### WHAT THE EXERCISE ASKS
For each line in the data that includes "nullptr", make a copy.

[Collection entries]
namespace {
constexpr int RC_FALLBACK = 1;
constexpr int RC_WIDE = 2;
int finish_batch(ps_ctx *ctx, const DevCfg &cfg, size_t n_tj, int64_t n_items, int32_t n_ev,
                        int32_t *d_bounds, int64_t cap, int64_t *h_bounds_off, ps_segstat *d_stats,
                        std::chrono::steady_clock::time_point t_begin, const AsmHeader *d_hdr = nullptr,
                        AsmHeader *hdr_out = nullptr, bool wide_check = false)
{
    int rc;
    const size_t evb = (static_cast<size_t>(n_ev) + 1) * sizeof(int64_t);
    SmallLayout *sm = ctx->small.as<SmallLayout>();
    if (ctx->timing >= 2) HIP_TRY(ctx, hipEventRecord(ctx->ev[2], ctx->stream));
    if (n_tj) {
        const unsigned g = static_cast<unsigned>(std::min<size_t>(n_tj, 0x7fffffff));
        if (int lrc = launch_subtrees(ctx, cfg, g, sm, n_tj, d_hdr)) return lrc;
    }
    if (ctx->timing >= 2) HIP_TRY(ctx, hipEventRecord(ctx->ev[3], ctx->stream));
    const bool fused = d_hdr != nullptr && ctx->gather_fused;
    const bool one_copy = ctx->bounds_off.p == ctx->small.as<char>() + sizeof(SmallLayout);
    int dl_clear = 0;
    if (fused) {
        const int64_t blocks = (n_items >> GS_LOG) + 1;
        const unsigned gg = static_cast<unsigned>(std::max<int64_t>(1, std::min<int64_t>(blocks, 1024)));
        hipLaunchKernelGGL(gather_scan_kernel, dim3(gg), dim3(1 << GS_LOG), 0, ctx->stream, ctx->items.as<Item>(),
                           ctx->tree_jobs.as<TreeJob>(), ctx->tree_counts.as<int32_t>(), ctx->tree_scratch.as<int32_t>(),
                           static_cast<long long>(n_items), d_bounds, cap, ctx->d_is_spine, d_hdr, ctx->first_item.as<int64_t>(),
                           n_ev, ctx->bounds_off.as<int64_t>());
        HIP_TRY(ctx, hipGetLastError());
    } else {
    hipLaunchKernelGGL(item_scan_kernel, dim3(1), dim3(1024), 0, ctx->stream, ctx->items.as<Item>(),
                       ctx->tree_counts.as<int32_t>(), n_items, ctx->item_pos.as<int64_t>(), d_hdr,
                       ctx->first_item.as<int64_t>(), n_ev, ctx->bounds_off.as<int64_t>());
    HIP_TRY(ctx, hipGetLastError());
    }
    if (n_items && !fused) {
        const unsigned gg = static_cast<unsigned>(d_hdr ? std::min<int64_t>(n_items, 16384) : n_items);
        hipLaunchKernelGGL(gather_kernel, dim3(gg), dim3(64), 0, ctx->stream,
                           ctx->items.as<Item>(), ctx->tree_jobs.as<TreeJob>(), ctx->tree_counts.as<int32_t>(),
                           ctx->tree_scratch.as<int32_t>(), ctx->item_pos.as<int64_t>(), n_items, d_bounds, cap, ctx->d_is_spine,
                           d_hdr);
        HIP_TRY(ctx, hipGetLastError());
    }
    const bool stats_from_digest = d_stats != nullptr && cfg.bsum != nullptr && cfg.blk_mm != nullptr;
    if (stats_from_digest) {
        const int64_t scap = cap + n_ev;
        const unsigned sg = static_cast<unsigned>(std::min<int64_t>(std::max<int64_t>(scap, 1), 8192));
        by_dtype(cfg.dtype, [&](auto dt) {
            hipLaunchKernelGGL(segstat_bs_kernel<dt()>, dim3(sg), dim3(64), 0, ctx->stream, cfg, ctx->ev_off.as<int64_t>(),
                               ctx->ev_len.as<int64_t>(), n_ev, d_bounds, ctx->bounds_off.as<int64_t>(), d_stats, scap,
                               reinterpret_cast<unsigned *>(&sm->status), d_hdr);
        });
        HIP_TRY(ctx, hipGetLastError());
        if (ctx->timing >= 2) HIP_TRY(ctx, hipEventRecord(ctx->ev[4], ctx->stream));
    }
    if (one_copy) {
        HIP_TRY(ctx, ctx->h_small.reserve(sizeof(SmallLayout) + evb));
// ... 446 lines not shown
#ifdef PS_DIAG
    if (ctx->dbg_phase == 2) {
        if (front) front_lock.unlock();
        HIP_TRY(ctx, hipStreamSynchronize(fs));
        for (int e = 0; e <= n_ev; ++e) h_bounds_off[e] = 0;
        return PS_OK;
    }
#endif
    if (front) {
        HIP_TRY(ctx, hipEventRecord(ctx->ev_front[1], fs));
        front_lock.unlock();
        HIP_TRY(ctx, hipStreamWaitEvent(ctx->stream, ctx->ev_front[1], 0));
    }
    if (nj) {
        const unsigned g = static_cast<unsigned>(nj);
        int lrc;
        if (wide) lrc = launch_scans_bs<DT_WIDE>(ctx, cfg, g, sm);
        else if (use_bs) lrc = launch_scans_bs<0>(ctx, cfg, g, sm);
        else {
            lrc = launch_spine_nt(ctx, cfg, g, sm, true);
            if (lrc) return lrc;
            if (ctx->timing >= 2) HIP_TRY(ctx, hipEventRecord(ctx->ev[6], ctx->stream));
            lrc = by_nt<256, 512>(ctx->spine_nt, [&](auto nt) {
                return by_dtype(cfg.dtype, [&](auto dt) { return launch_bridge<decltype(nt)::value, dt()>(ctx, cfg, g, sm); });
            });
        }
        if (lrc) return lrc;
    }
    if (ctx->timing >= 2) HIP_TRY(ctx, hipEventRecord(ctx->ev[1], ctx->stream));
    int *ti = ctx->tile_i32.as<int>();
    const size_t njp = std::max<size_t>(1, nj);
    const size_t tile_lds = (nj + 1) * sizeof(long long) + 4 * nj * sizeof(int);
    const int use_lds = tile_lds <= 150 * 1024;
    if (use_lds)
        HIP_TRY(ctx, set_dyn_lds(ctx, reinterpret_cast<const void *>(assemble_tiles_kernel), static_cast<int>(tile_lds)));
    AsmHeader hd = {};
    int rc = PS_OK;
    int64_t items_cap = max_items;
    int slots_used = 0, ext_stride = EXT_MAX;
    const bool no_la = nj && no_look_ahead(ctx, cfg);
    bool la_done = false, stride_set = false;
    for (int round = 0;; ++round) {
        hipLaunchKernelGGL(assemble_tiles_kernel, dim3(1), dim3(1024), use_lds ? tile_lds : 0, ctx->stream,
                           static_cast<int>(nj), ctx->spine_meta.as<int4>(), ctx->bmeta.as<int4>(),
                           ctx->ev_first_tile.as<int64_t>(), n_ev, ti, ti + njp, ti + 2 * njp, ti + 3 * njp,
                           ctx->sp_off.as<long long>(), ctx->first_item.as<int64_t>(), ctx->asm_hdr.as<AsmHeader>(),
                           static_cast<long long>(items_cap), use_lds, reinterpret_cast<const unsigned *>(&sm->status));
        HIP_TRY(ctx, hipGetLastError());
        const AsmHeader *d_hdr = ctx->asm_hdr.as<AsmHeader>();
        if (items_cap > 0) {
            const unsigned ag = static_cast<unsigned>(std::min<int64_t>((items_cap + 255) / 256, 2048));
            hipLaunchKernelGGL(assemble_items_kernel, dim3(ag), dim3(256), 0,
                               ctx->stream, ctx->spine_jobs.as<SpineJob>(), static_cast<int>(nj), ctx->spine_meta.as<int4>(),
                               ctx->spine_scratch.as<int2>(), ctx->bridges.as<int2>(), ti + 3 * njp,
                               ctx->sp_off.as<long long>(), static_cast<long long>(items_cap), mw, W, ctx->tree_jobs.as<TreeJob>(),
                               ctx->items.as<Item>(), ctx->tree_counts.as<int32_t>(), d_hdr, cfg.bsum != nullptr ? cfg.ev_info : nullptr,
                               ctx->bridge_ext.as<int2>(), ctx->ext_slot.as<int>(), ext_stride);
            HIP_TRY(ctx, hipGetLastError());
        }
        if (ctx->timing >= 2 && round == 0) HIP_TRY(ctx, hipEventRecord(ctx->ev[5], ctx->stream));
        rc = finish_batch(ctx, cfg, static_cast<size_t>(items_cap), items_cap, n_ev, d_bounds, cap, h_bounds_off, d_stats, t_begin,
                          d_hdr, &hd, use_bs);
        if (rc != RC_FALLBACK || !use_bs || !nj || round == EXT_ROUNDS + (la_done ? 1 : 0) || !ctx->bridge_ext_on) break;
        HIP_TRY(ctx, ctx->h_meta.reserve(2 * nj * sizeof(int4)));
        int4 *h_bm = ctx->h_meta.as<int4>(), *h_mt = h_bm + nj;
        HIP_TRY(ctx, hipMemcpyAsync(h_bm, ctx->bmeta.p, nj * sizeof(int4), hipMemcpyDeviceToHost, ctx->stream));
        HIP_TRY(ctx, hipMemcpyAsync(h_mt, ctx->spine_meta.p, nj * sizeof(int4), hipMemcpyDeviceToHost, ctx->stream));
        HIP_TRY(ctx, hipStreamSynchronize(ctx->stream));
        if (no_la && !la_done) {
            int64_t n_def = 0;
            for (size_t g = 0; g < nj; ++g) n_def += h_bm[g].w == BR_DEFER || h_bm[g].w == BR_DEFER_REACHED;
            if (n_def) {
                if (ctx->debug) fprintf(stderr, "[poreseg] look-ahead kernel behind the stitch: %lld deferred seams\n", static_cast<long long>(n_def));
                HIP_TRY(ctx, hipMemsetAsync(&sm->hdr, 0, sizeof(AsmHeader), ctx->stream));
                if (ctx->tree_screen) HIP_TRY(ctx, hipMemsetAsync(&sm->tree_defer[0], 0, sizeof sm->tree_defer[0], ctx->stream));
                if (int lrc = by_dtype(cfg.dtype, [&](auto dt) { return launch_bridge_la<dt()>(ctx, cfg, static_cast<unsigned>(nj), sm); })) return lrc;
                la_done = true;
                ctx->la_keep = LA_KEEP;
                ctx->counters[4] += n_def;
                ctx->counters[18] += n_def;
                continue;
            }
        }
        std::vector<int> list;
        bool hopeless = false;
        if (!stride_set) {
            size_t n_fail = 0;
            for (size_t g = 0; g < nj; ++g) n_fail += h_bm[g].w == BR_FAIL_REACHED || (h_bm[g].w == BR_FAIL && h_bm[g].x == ctx->bridge_budget);
            ext_stride = n_fail <= static_cast<size_t>(EXT_SLOTS) ? EXT_MAX : EXT_MAX_MANY;
            stride_set = true;
        }
        const int slot_cap = EXT_SLOTS * (EXT_MAX / ext_stride);
        for (size_t g = 0; g < nj; ++g) {
            const bool reached = h_bm[g].w == BR_FAIL_REACHED;
            const bool gave_up = h_bm[g].x == ctx->bridge_budget;
// ... 3 lines not shown
            if (slots_used + static_cast<int>(list.size()) < slot_cap) list.push_back(static_cast<int>(g));
            else if (reached) hopeless = true;
        }
        if (list.empty() || hopeless) break;
        if (ctx->debug) fprintf(stderr, "[poreseg] second chance, round %d: %zu seams continued on the device\n", round + 1, list.size());
        const size_t n_ext = list.size();
        HIP_TRY(ctx, ctx->bridge_ext.reserve(static_cast<size_t>(EXT_SLOTS) * EXT_MAX * sizeof(int2)));
        HIP_TRY(ctx, ctx->ext_slot.reserve(nj * sizeof(int)));
        HIP_TRY(ctx, ctx->ext_list.reserve(static_cast<size_t>(EXT_SLOTS) * (EXT_MAX / EXT_MAX_MANY) * sizeof(int)));
        HIP_TRY(ctx, hipMemcpyAsync(ctx->ext_list.p, list.data(), n_ext * sizeof(int), hipMemcpyHostToDevice, ctx->stream));
        HIP_TRY(ctx, hipStreamSynchronize(ctx->stream));
        HIP_TRY(ctx, hipMemsetAsync(&sm->hdr, 0, sizeof(AsmHeader), ctx->stream));
        if (ctx->tree_screen) HIP_TRY(ctx, hipMemsetAsync(&sm->tree_defer[0], 0, sizeof sm->tree_defer[0], ctx->stream));
        {
            const unsigned g = static_cast<unsigned>(n_ext);
            auto extend = [&](auto dt) {
                hipLaunchKernelGGL((bridge_la_kernel<dt(), true>), dim3(g), dim3(64 * BR_LA), 0, ctx->stream, cfg,
                                   ctx->spine_jobs.as<SpineJob>(), ctx->spine_scratch.as<int2>(), ctx->spine_meta.as<int4>(),
                                   ctx->bridges.as<int2>(), ctx->bmeta.as<int4>(), reinterpret_cast<unsigned *>(&sm->status),
                                   &sm->work0, static_cast<int>(n_ext), ctx->ext_list.as<int>(), ctx->bridge_ext.as<int2>(),
                                   ctx->ext_slot.as<int>(), slots_used, BR_MAX, ext_stride);
            };
            if (wide) by_dtype<DT_WIDE>(cfg.dtype, extend);
            else by_dtype(cfg.dtype, extend);
            HIP_TRY(ctx, hipGetLastError());
        }
        ctx->counters[4] += static_cast<int64_t>(n_ext);
        slots_used += static_cast<int>(n_ext);
        items_cap += static_cast<int64_t>(n_ext) * ext_stride;
        if (int irc = reserve_items(ctx, items_cap, total_len, mw)) return irc;
    }
    ctx->counters[3] = hd.n_items;
    if (slots_used > 0 || la_done) ctx->small_clean = false;
    float ms = 0;
    if (ctx->timing >= 2 && nj && hipEventElapsedTime(&ms, ctx->ev[7], ctx->ev[0]) == hipSuccess) ctx->ms[6] = ms;
    if (ctx->timing >= 2 && nj && hipEventElapsedTime(&ms, ctx->ev[0], ctx->ev[6]) == hipSuccess) ctx->ms[0] = ms;
    if (ctx->timing >= 2 && nj && hipEventElapsedTime(&ms, ctx->ev[6], ctx->ev[1]) == hipSuccess) ctx->ms[5] = ms;
    if (ctx->timing >= 2 && hipEventElapsedTime(&ms, ctx->ev[1], ctx->ev[5]) == hipSuccess) ctx->ms[4] = ms;
    return rc;
}
int device_stitch_batch(ps_ctx *ctx, const DevCfg &cfg_in, int bs_mode, const int64_t *ev_start, const int64_t *ev_len, int32_t n_ev, int mw, int W,
                        int32_t *d_bounds, int64_t cap, int64_t *h_bounds_off, ps_segstat *d_stats,
                        std::chrono::steady_clock::time_point t_begin, bool digest_ready = false)
{
    const int rc = device_stitch_batch_(ctx, cfg_in, bs_mode, ev_start, ev_len, n_ev, mw, W, d_bounds, cap, h_bounds_off, d_stats, t_begin, digest_ready);
    chain_drop(ctx);
    return rc;
}
}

### ANSWER SPACE
                        std::chrono::steady_clock::time_point t_begin, const AsmHeader *d_hdr = nullptr,
                        AsmHeader *hdr_out = nullptr, bool wide_check = false)
    const bool fused = d_hdr != nullptr && ctx->gather_fused;
    const bool stats_from_digest = d_stats != nullptr && cfg.bsum != nullptr && cfg.blk_mm != nullptr;
                               ctx->items.as<Item>(), ctx->tree_counts.as<int32_t>(), d_hdr, cfg.bsum != nullptr ? cfg.ev_info : nullptr,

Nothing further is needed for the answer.